歯髄由来Muse細胞を用いた新規組織工学的歯周組織再生療法の開発

2013 Fiscal Year Research-status Report

• Project/Area Number: 25862061
• Research Category: Grant-in-Aid for Young Scientists (B)
• Research Institution: Tsurumi University
• Principal Investigator: 長野 孝俊 鶴見大学, 歯学部, 講師 (10386914)
• Project Period (FY): 2013-04-01 – 2016-03-31
• Keywords: Muse細胞 / 歯髄 / 歯周組織再生

Research Abstract

本研究は鶴見大学歯学部倫理審査委員会の審査「歯髄由来Muse細胞を用いた新規組織工学的歯周組織再生療法の開発（受付番号1113号）」と承認のもとに行われた。本研究に使用したヒト歯髄細胞は、本研究の趣旨を十分に説明した後に書面にて同意の得られた、矯正学的見地から抜歯が必要であった被験者より、Gronthosらの報告による方法に従って酵素処理（3mg/mlのコラゲナーゼと4mg/mlのディスパーゼの併用）を行うことで、初代細胞として採取した。
その後、3～6代継代した細胞を用いて、Muse細胞の分離に供した。Muse細胞の分離は、横浜市立大学医学部にてSSEA-3陽性細胞、陰性細胞をセルソーターにて分離した後、96 well plateにシングルセルとして播種した。そして、1週間後にクラスターの形成率を観察した。また、将来の臨床応用を見据え、他の2検体については、UCLAのHeneidiらの報告に従って、初代細胞を採取する技術の確立を目指した。
今年度の結果として、
1、 通法に従って得られたヒト歯髄細胞（3～5継代）から、CD105・SSEA-3共陽性の細胞は0.04%（n=4）ほど得られたが、完全なクラスター形成を認めることは出来ず、他の組織と比較しても、ヒト歯髄細胞がMuse細胞の効率的な供給源になるという結果は得られなかった。
2、 UCLA報告のように、動物由来の抗体を用いずにMuse細胞を得るには、脂肪組織と歯髄組織に採取量の違いがあるため、酵素処理の時間や濃度など、様々な角度からさらなる検討が必要であることが分かった。

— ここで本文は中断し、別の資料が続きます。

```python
def load_library(path=None):
    global _lib
    if _lib is not None and path is None:
        return _lib
    p = path or LIB_PATH
    if not os.path.exists(p):
        raise RuntimeError(
            f"mom6_amd: HIP extension {p} is missing; run `python -c 'import __graft_entry__ as g; g.build()'`. "
            "There is no CPU fallback for the product path.")
    lib = C.CDLL(p, mode=C.RTLD_GLOBAL)
# ... 24 lines not shown
```

### mom6_amd/csrc/continuity.hip

```cpp
#include "continuity_dev.h"
#include "continuity_lds.h"
#include <cstdlib>

namespace {

bool use_lds_path(int nk) {
  const char *e = getenv("MOM6X_MASSFLUX");
  if (e && !strcmp(e, "legacy")) return false;
  return mass_flux_lds_usable(nk);
}


template <int DIR>
__global__ void __launch_bounds__(256)
k_edge(Dm d, const double *__restrict__ G, const double *__restrict__ h_in, double *__restrict__ h_L,
       double *__restrict__ h_R, double h_min, int scheme , int monotonic,
       int i0, int i1, int j0, int j1) {
  const int i = i0 + blockIdx.x * blockDim.x + threadIdx.x;
  const int j = j0 + blockIdx.y * blockDim.y + threadIdx.y;
  const int k = blockIdx.z;
  if (i > i1 || j > j1) return;
  const int st = DIR ? d.pitch : 1;
  const double *m = gm(G, d, MOM6X_G_mask2dT);
  const size_t c2 = ix2(d, i, j);
// ... 244 lines not shown
  const int j = b0 + blockIdx.y * blockDim.y + threadIdx.y;
  const int k = blockIdx.z;
  if (i > a1 || j > b1) return;
  const int st = DIR ? d.pitch : 1;
  const double *IdT = gm(G, d, DIR ? MOM6X_G_IdyT : MOM6X_G_IdxT);
  const double *Lface = gm(G, d, DIR ? MOM6X_G_dx_Cv : MOM6X_G_dy_Cu), *IareaT = gm(G, d, MOM6X_G_IareaT);
  const size_t f2 = ix2(d, i, j), f = f2 + (size_t)k * d.slab, p = f + st;
  const double uf = u[f];
  double h_avg, h_marg;
  if (uf > 0.0) {
    const double CFL = vol_CFL ? (uf * dt) * (Lface[f2] * IareaT[f2]) : uf * dt * IdT[f2];
    const double curv_3 = (hL[f] + hR[f]) - 2.0 * h[f];
    h_avg = hR[f] + CFL * (0.5 * (hL[f] - hR[f]) + curv_3 * (CFL - 1.5));
    h_marg = hR[f] + CFL * ((hL[f] - hR[f]) + 3.0 * curv_3 * (CFL - 1.0));
  } else if (uf < 0.0) {
    const double CFL = vol_CFL ? (-uf * dt) * (Lface[f2] * IareaT[f2 + st]) : -uf * dt * IdT[f2 + st];
    const double curv_3 = (hL[p] + hR[p]) - 2.0 * h[p];
    h_avg = hL[p] + CFL * (0.5 * (hR[p] - hL[p]) + curv_3 * (CFL - 1.5));
    h_marg = hL[p] + CFL * ((hR[p] - hL[p]) + 3.0 * curv_3 * (CFL - 1.0));
  } else {
    h_avg = 0.5 * (hL[p] + hR[f]);
    h_marg = 0.5 * (hL[p] + hR[f]);
  }
  double hu = marginal ? h_marg : h_avg;
  if (visc_rem) hu = hu * (visc_rem[f] * 1.0);
  else hu = hu * 1.0;
  h_u[f] = hu;
}

template <int DIR>
__global__ void __launch_bounds__(256)
k_convergence(Dm d, const double *__restrict__ G, double *h, const double *__restrict__ uh, double dt,
              const double *hin, double h_min, int i0, int i1, int j0, int j1, int *flag, double *h_av, const double *av_src,
              int av_mode) {
  const int i = I_BASE(i0) + blockIdx.x * blockDim.x + threadIdx.x;
  const int j = j0 + blockIdx.y * blockDim.y + threadIdx.y;
  if (i < i0 || i > i1 || j > j1) return;
  const int st = DIR ? d.pitch : 1;
  const size_t c2 = ix2(d, i, j), slab = (size_t)d.slab;
  const double IareaT = gm(G, d, MOM6X_G_IareaT)[c2];
  const int k0 = blockIdx.z * KCHUNK, k1 = min(k0 + KCHUNK, d.nk);
  const bool own = (i >= 0 && i <= d.ni - 1 && j >= 0 && j <= d.nj - 1);
  bool bad = false;
  for (int k = k0; k < k1; k++) {
    const size_t c = c2 + (size_t)k * slab;
    const double h_old = hin[c];
    const double hn = h_old - dt * IareaT * (uh[c] - uh[c - st]);
    const double hnew = dmax(hn, h_min);
    h[c] = hnew;
    if (av_mode && own) {
      if (av_mode == 1) h_av[c] = 0.5 * (av_src[c] + hnew);
      else if (av_mode == 2) h_av[c] = h_old;
      else h_av[c] = 0.5 * (h_av[c] + hnew);
    }
    bad = bad || (hn != hn);
  }
  if (bad) atomicOr(flag, 1);
}

template <int DIR>
int run_direction(mom6x_ctx *c, const double *u, const double *h_src, double *h, double *uh, double dt,
                  int ish, int ieh, int jsh, int jeh, const double *uhbt, const double *visc_rem,
                  double *u_cor, const mom6x_BT_cont *BT, double *du_cor, const double *hin_conv,
                  double h_min_conv, bool first_pass) {
  const Dm d = c->d;
  const mom6x_continuity_params &P = c->cont;
  const dim3 blk(64, 4, 1);
  int ei0 = ish, ei1 = ieh, ej0 = jsh, ej1 = jeh;
  if (DIR == 0) { ei0 = ish - 1; ei1 = ieh + 1; } else { ej0 = jsh - 1; ej1 = jeh + 1; }
  const int scheme = P.upwind_1st ? 2 : (P.simple_2nd ? 1 : 0);
  const bool special = P.aggress_adjust || P.vol_CFL;
  const bool wave = !special && (P.sum_order == MOM6X_SUM_TREE16 || P.sum_order == MOM6X_SUM_TREE16_FMA);
  const bool lds = !special && (wave || use_lds_path(d.nk));
  if (!lds)
    KLAUNCH(c, "k_edge<DIR>", k_edge<DIR>, grid3(ei1 - ei0 + 1, ej1 - ej0 + 1, d.nk, blk), blk, d, c->G, h_src,
                       c->hL, c->hR, 2.0 * c->GV.Angstrom_H, scheme, P.monotonic, ei0, ei1, ej0, ej1);
  FluxArgs A;
  memset(&A, 0, sizeof(A));
  A.u = u; A.h_in = h_src; A.hL = c->hL; A.hR = c->hR; A.uh = uh; A.uhbt = uhbt; A.visc_rem = visc_rem;
  A.u_cor = u_cor; A.du_cor = du_cor; A.set_BT_cont = (BT != nullptr);
  if (BT) {
    if (DIR == 0) { A.FA_m0 = BT->FA_u_W0; A.FA_mm = BT->FA_u_WW; A.uBT_mm = BT->uBT_WW;
                    A.FA_p0 = BT->FA_u_E0; A.FA_pp = BT->FA_u_EE; A.uBT_pp = BT->uBT_EE; }
    else          { A.FA_m0 = BT->FA_v_S0; A.FA_mm = BT->FA_v_SS; A.uBT_mm = BT->vBT_SS;
                    A.FA_p0 = BT->FA_v_N0; A.FA_pp = BT->FA_v_NN; A.uBT_pp = BT->vBT_NN; }
  }
  A.dt = dt; A.CFL_limit_adjust = P.CFL_limit_adjust; A.tol_eta = P.tol_eta; A.tol_vel = P.tol_vel;
  A.better_iter = P.better_iter; A.use_visc_rem_max = P.use_visc_rem_max;
  A.aggress_adjust = P.aggress_adjust; A.vol_CFL = P.vol_CFL;
// ... 18 lines not shown
      FluxArgs S1 = A, S2 = A;
      S1.a0 = a0; S1.a1 = a1; S1.b0 = b0; S1.b1 = b1;
      S2.a0 = c0; S2.a1 = c1; S2.b0 = e0; S2.b1 = e1;
      return mass_flux_wave_pair(c, DIR, S1, S2, E);
    };
    int rc;
    if (!split) {
      rc = part(A.a0, A.a1, A.b0, A.b1);
    } else if (DIR == 0) {
      const int o0 = A.b0 > 0 ? A.b0 : 0, o1 = A.b1 < d.nj - 1 ? A.b1 : d.nj - 1;
      rc = part(A.a0, A.a1, o0, o1);
      halo_complete(c);
      if (!rc) rc = pair(A.a0, A.a1, A.b0, o0 - 1, A.a0, A.a1, o1 + 1, A.b1);
    } else {
      const int o0 = A.a0 > 0 ? A.a0 : 0, o1 = A.a1 < d.ni - 1 ? A.a1 : d.ni - 1;
      rc = part(o0, o1, A.b0, A.b1);
      halo_complete(c);
      if (!rc) rc = pair(A.a0, o0 - 1, A.b0, A.b1, o1 + 1, A.a1, A.b0, A.b1);
    }
    if (rc) return rc;
  } else {
    KLAUNCH(c, "k_mass_flux<DIR>", k_mass_flux<DIR>, grid3(A.a1 - A.a0 + 1, A.b1 - A.b0 + 1, 1, blk), blk, d, c->G, A);
    if (BT_h) {
      KLAUNCH(c, "k_flux_thickness<DIR>", k_flux_thickness<DIR>, grid3(A.a1 - A.a0 + 1, A.b1 - A.b0 + 1, d.nk, blk), blk,
                         d, c->G, (u_cor ? (const double *)u_cor : u), h_src, c->hL, c->hR, BT_h, dt,
                         P.marginal_faces, visc_rem, A.a0, A.a1, A.b0, A.b1, P.vol_CFL);
    }
  }
  if (first_pass || !c->cont_h_unused)
  {
    int av_mode = 0;
    if (c->cont_av_kind == 1 && !first_pass) av_mode = 1;
    if (c->cont_av_kind == 2) av_mode = first_pass ? 2 : 3;
    KLAUNCH(c, "k_convergence<DIR>", k_convergence<DIR>, grid3(nxa(ieh - ish + 1, ish), jeh - jsh + 1, nchunks(d.nk), blk), blk, d, c->G,
                       h, uh, dt, hin_conv, h_min_conv, ish, ieh, jsh, jeh, c->flag, c->cont_av, c->cont_av_src, av_mode);
  }
  HIPCHK(hipGetLastError());
  return MOM6X_OK;
}

}

extern "C" int mom6x_continuity_init(mom6x_ctx *c, const mom6x_continuity_params *p) {
  REQUIRE(c && p, MOM6X_EINVAL, "mom6x_continuity_init: null argument");
  REQUIRE(p->sum_order == MOM6X_SUM_REFERENCE || p->sum_order == MOM6X_SUM_TREE16 || p->sum_order == MOM6X_SUM_TREE16_FMA, MOM6X_EINVAL,
          "continuity_PPM: sum_order must be MOM6X_SUM_REFERENCE (0), MOM6X_SUM_TREE16 (1) or MOM6X_SUM_TREE16_FMA (2)");
  REQUIRE(p->sum_order == MOM6X_SUM_REFERENCE || mass_flux_wave_usable(c->d.nk), MOM6X_EUNSUPPORTED,
          "continuity_PPM: sum_order = MOM6X_SUM_TREE16(_FMA) carries at most 128 layers; use MOM6X_SUM_REFERENCE");
  c->cont = *p;
  c->cont_init = true;
  return MOM6X_OK;
}

extern "C" int mom6x_continuity_stats(mom6x_ctx *c, int mode, unsigned long long *out3) {
  REQUIRE(c, MOM6X_EINVAL, "mom6x_continuity_stats: null context");
  const int reset = (mode == 1);
  if (mode == 1) c->cont_stats_on = true;
  if (mode == 0) c->cont_stats_on = false;
  HIPCHK(hipSetDevice(c->device));
  if (!c->cont_stats) {
    HIPCHK(hipMalloc(&c->cont_stats, 4 * sizeof(unsigned long long)));
    HIPCHK(hipMemsetAsync(c->cont_stats, 0, 4 * sizeof(unsigned long long), c->stream));
  }
  HIPCHK(hipStreamSynchronize(c->stream));
  if (out3) HIPCHK(hipMemcpy(out3, c->cont_stats, 3 * sizeof(unsigned long long), hipMemcpyDeviceToHost));
  if (reset) HIPCHK(hipMemsetAsync(c->cont_stats, 0, 4 * sizeof(unsigned long long), c->stream));
  return MOM6X_OK;
}
// ... 35 lines not shown
```

### mom6_amd/csrc/dyn_split_RK2.hip

```cpp
#include <algorithm>
#include <cstring>
#include "mom6x_dev.h"

void halo_wrap(mom6x_ctx *c, double *const *fields, const int *staggers, const int *nks, int n);

struct RK2State {
  mom6x_rk2_params P;
  double *CAu, *CAv, *CAu_pred, *CAv_pred, *PFu, *PFv, *diffu, *diffv, *visc_rem_u, *visc_rem_v;
  double *u_accel_bt, *v_accel_bt, *u_av, *v_av, *h_av, *pbce;
  double *eta, *eta_PF, *uhbt, *vhbt, *taux_bot, *tauy_bot;
  mom6x_BT_cont BT;
  bool CAu_pred_stored;
  bool accel_bt_deferred;
  double *up, *vp, *hp, *u_bc_accel, *v_bc_accel, *uh_in, *vh_in, *eta_pred, *eta_h;
};

namespace {

__global__ void __launch_bounds__(256)
k_bc_accel(Dm d, const double *__restrict__ G, const double *__restrict__ CAu, const double *__restrict__ CAv,
           const double *__restrict__ PFu, const double *__restrict__ PFv, const double *__restrict__ diffu,
           const double *__restrict__ diffv, double *__restrict__ u_bc, double *__restrict__ v_bc,
           const double *__restrict__ u, const double *__restrict__ v, double *__restrict__ up, double *__restrict__ vp,
           double dt) {
// ... 160 lines not shown
}
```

Current Status of Research Progress

3: Progress in research has been slightly delayed.

Reason

ヒト歯髄からMuse細胞を効率的に分離、培養させる手法の確立を目指して、Gronthosらの方法とHeneidiらの報告を参考にして、一年間検討を行った。
しかしながら、ヒト歯髄細胞から採取できたMuse細胞と思われる細胞の割合は、0.04％とかなり少量であるという結果であったため、効率的な手法が確立できたとは言えず、その後に、クラスター形成を確認して、ピックアップによる継代を行って、Muse細胞の大量培養を行うという行程に達するまでには至らなかった。

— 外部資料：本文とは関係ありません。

template <class L>
__global__ void __launch_bounds__(NTHREADS, CTAS_PER_SM) k_node_bwd(const BwdParams P) {
    constexpr int CW = L::CW;
    extern __shared__ __align__(1024) unsigned char smem[];
    __shared__ Prog prog;
    const int tid = threadIdx.x, warp = tid >> 5, lane = tid & 31;
    if (tid == 0) {
        prog.n = 0;
        if (P.do_mlp) {
            prog_add(prog, P.tile_mlp + T_A2T_0, U_NEWX | U_FIRST | U_XLAST);
            prog_add(prog, P.tile_mlp + T_A2T_1, U_NEWX | U_XLAST);
            prog_add(prog, P.tile_mlp + T_A2T_2, U_NEWX | U_XLAST | U_LAST);
            prog_add(prog, P.tile_mlp + T_A1T, U_NEWX | U_FIRST | U_LAST | U_XLAST);
        } else if (P.do_ro) {
            prog_add(prog, P.tile_ro, U_NEWX | U_FIRST | U_LAST | U_XLAST);
        }
        if (P.do_upd) {
            prog_add(prog, P.tile_upd + T_B2T_0, U_NEWX | U_FIRST | U_XLAST);
            prog_add(prog, P.tile_upd + T_B2T_1, U_NEWX | U_XLAST);
            prog_add(prog, P.tile_upd + T_B2T_2, U_NEWX | U_XLAST | U_LAST);
            prog_add(prog, P.tile_upd + T_B1AT, U_NEWX | U_FIRST | U_LAST);
            prog_add(prog, P.tile_upd + T_B1BT, U_FIRST | U_LAST | U_XLAST);
            for (int x = 0; x < 3; ++x) {
                prog_add(prog, P.tile_upd + T_UT_0, U_NEWX | U_FIRST | U_XLAST);
                prog_add(prog, P.tile_upd + T_UT_1, U_NEWX | U_XLAST | U_LAST);
            }
        }
    }
    Ctx<L> c = setup<L>(smem, tid);

    if (warp >= WARP_ISSUE) {
        role_regs<L>(true);
        run_issuer(c, prog, P.wt);
    } else {
        role_regs<L>(false);
        const int N = P.n_atoms, A0 = blockIdx.x * L::NT;
        const int fl = 32 * (warp & 3) + lane;
        const int n0 = L::CPT * (warp >> 2);
        if (P.do_mlp) {
#pragma unroll 1
            for (int ck = 0; ck < 3; ++ck)
                load_x(c, tid, [&](int r, int kc) { return A0 + r < N ? ldg4(P.g_xh + (size_t)(A0 + r) * (3 * F) + ck * F + 4 * kc) : f4(0.f); });
            drain(c, warp);
            const XPut xp(c, fl);
            epi_chunks(c, warp, [&](int cb, float (&v)[CW]) {
                float t[CW];
#pragma unroll
                for (int j = 0; j < CW; ++j) t[j] = __ldg(P.h1pre + (size_t)min(A0 + n0 + CW * cb + j, N - 1) * F + fl);
#pragma unroll
                for (int j = 0; j < CW; ++j) xp.put(n0 + CW * cb + j, A0 + n0 + CW * cb + j < N ? v[j] * dsiluf_(t[j]) : 0.f);
            });
            xp.done(c);
        } else if (P.do_ro) {
            load_x(c, tid, [&](int r, int kc) {
                if (A0 + r >= N || kc >= F / 8) return f4(0.f);
                const float4 p = ldg4(P.ro_pre + (size_t)(A0 + r) * (F / 2) + 4 * kc), w2 = ldg4(P.R2 + 4 * kc);
                return make_float4(w2.x * dsiluf_(p.x), w2.y * dsiluf_(p.y), w2.z * dsiluf_(p.z), w2.w * dsiluf_(p.w));
            });
        }
        if (P.do_mlp || P.do_ro) {
            drain(c, warp);
            epi_chunks(c, warp, [&](int cb, float (&v)[CW]) {
                float t[CW], ty[CW];
#pragma unroll
                for (int j = 0; j < CW; ++j) {
                    const size_t a = (size_t)min(A0 + n0 + CW * cb + j, N - 1);
                    t[j] = P.do_mlp ? P.gq_a[a * F + fl] : 0.f;
                    ty[j] = P.do_upd ? __ldg(P.y + a * (3 * F) + 2 * F + fl) : 0.f;
                }
#pragma unroll
                for (int j = 0; j < CW; ++j) {
                    const int a = A0 + n0 + CW * cb + j;
                    if (a < N) {
                        const float g = t[j] + v[j];
                        P.gq_b[(size_t)a * F + fl] = g;
                        if (P.do_upd) P.gdot[(size_t)a * F + fl] = g * ty[j];
                    }
                }
            });
        }
        if (P.do_upd) {
            work_barrier();
            load_x(c, tid, [&](int r, int kc) { return A0 + r < N ? ld4(P.gq_b + (size_t)(A0 + r) * F + 4 * kc) : f4(0.f); });
            load_x(c, tid, [&](int r, int kc) {
                if (A0 + r >= N) return f4(0.f);
                const float* vw = P.VW + (size_t)(A0 + r) * (6 * F) + F + 4 * kc;
                const float* gm = P.cur + (size_t)(A0 + r) * (3 * F) + 4 * kc;
                float4 sacc = f4(0.f);
#pragma unroll
                for (int x = 0; x < 3; ++x) fma4(sacc, ld4(gm + x * F), ldg4(vw + x * 2 * F));
                return sacc;
            });
            load_x(c, tid, [&](int r, int kc) {
                return A0 + r < N ? ld4(P.gq_b + (size_t)(A0 + r) * F + 4 * kc) * ldg4(P.dot + (size_t)(A0 + r) * F + 4 * kc) : f4(0.f);
            });
            drain(c, warp);
            const XPut xp(c, fl);
            epi_chunks(c, warp, [&](int cb, float (&v)[CW]) {
                float t[CW];
#pragma unroll
                for (int j = 0; j < CW; ++j) t[j] = __ldg(P.g1pre + (size_t)min(A0 + n0 + CW * cb + j, N - 1) * F + fl);
#pragma unroll
                for (int j = 0; j < CW; ++j) xp.put(n0 + CW * cb + j, A0 + n0 + CW * cb + j < N ? v[j] * dsiluf_(t[j]) : 0.f);
            });
            xp.done(c);
            {
                drain(c, warp);
                epi_chunks(c, warp, [&](int cb, float (&v)[CW]) {
                    float t[CW];
#pragma unroll
                    for (int j = 0; j < CW; ++j) t[j] = P.gq_b[(size_t)min(A0 + n0 + CW * cb + j, N - 1) * F + fl];
#pragma unroll
                    for (int j = 0; j < CW; ++j)
                        if (A0 + n0 + CW * cb + j < N) P.gq_a[(size_t)(A0 + n0 + CW * cb + j) * F + fl] = t[j] + v[j];
                });
            }
            {
                drain(c, warp);
                epi_chunks(c, warp, [&](int cb, float (&v)[CW]) {
                    float t[CW];
#pragma unroll
                    for (int j = 0; j < CW; ++j) t[j] = __ldg(P.nrm + (size_t)min(A0 + n0 + CW * cb + j, N - 1) * F + fl);
#pragma unroll
                    for (int j = 0; j < CW; ++j)
                        if (A0 + n0 + CW * cb + j < N) P.gn[(size_t)(A0 + n0 + CW * cb + j) * F + fl] = v[j] / t[j];
                });
            }
            work_barrier();
#pragma unroll 1
            for (int x = 0; x < 3; ++x) {
                load_x(c, tid, [&](int r, int kc) {
                    if (A0 + r >= N) return f4(0.f);
                    const size_t a = (size_t)(A0 + r);
                    float4 o = ld4(P.gdot + a * F + 4 * kc) * ldg4(P.VW + a * (6 * F) + x * 2 * F + F + 4 * kc);
                    fma4(o, ld4(P.gn + a * F + 4 * kc), ldg4(P.VW + a * (6 * F) + x * 2 * F + 4 * kc));
                    return o;
                });
                load_x(c, tid, [&](int r, int kc) {
                    if (A0 + r >= N) return f4(0.f);
                    const size_t a = (size_t)(A0 + r);
                    float4 o = ld4(P.cur + a * (3 * F) + x * F + 4 * kc) * ldg4(P.y + a * (3 * F) + F + 4 * kc);
                    fma4(o, ld4(P.gdot + a * F + 4 * kc), ldg4(P.VW + a * (6 * F) + x * 2 * F + 4 * kc));
                    return o;
                });
                drain(c, warp);
                epi_chunks(c, warp, [&](int cb, float (&v)[CW]) {
                    float t[CW];
#pragma unroll
                    for (int j = 0; j < CW; ++j) t[j] = P.cur[(size_t)min(A0 + n0 + CW * cb + j, N - 1) * (3 * F) + x * F + fl];
#pragma unroll
                    for (int j = 0; j < CW; ++j)
                        if (A0 + n0 + CW * cb + j < N) P.cur[(size_t)(A0 + n0 + CW * cb + j) * (3 * F) + x * F + fl] = t[j] + v[j];
                });
            }
        }
    }
}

Strategy for Future Research Activity

Gronthosらの通法に従って採取したヒト歯髄細胞から、CD105・SSEA-3共陽性の細胞は0.04%しか採取できなかったため、昨年度より効率的に採取することができるよう、酵素処理の条件や培養条件を検討する予定である。
また、最近報告のあったHeneidiらの方法のように、動物由来の抗体を用いずにMuse細胞を得ることができるよう、歯髄組織の採取方法、培養試薬などを一から洗い直して、培養方法などもさらなる検討を行い、ヒト歯髄組織から得られたMuse細胞が浮遊細胞として培養されている状態から、貼り付けて培養されている状態に転換させる所までを本年度で行う予定である。

Expenditure Plans for the Next FY Research Funding

ヒト歯髄から得られたMuse細胞の割合こそ少量であったが、研究の遂行はスムーズであったため、当初の見込みよりも抗体や培養用試薬を多量に購入せずに済んだため、次年度使用額が生じた。
ヒト歯髄からMuse細胞を分離する培養システムの効率化を図るため、新たにメディウムや血清などの培養用試薬を購入して、最適な培養条件を決定する実験を行う予定である。また、SSEA-3とCD-105の抗体を購入して、積極的に二重染色を行い、セルソーターにてソーティングを行う回数を増やしていく予定である。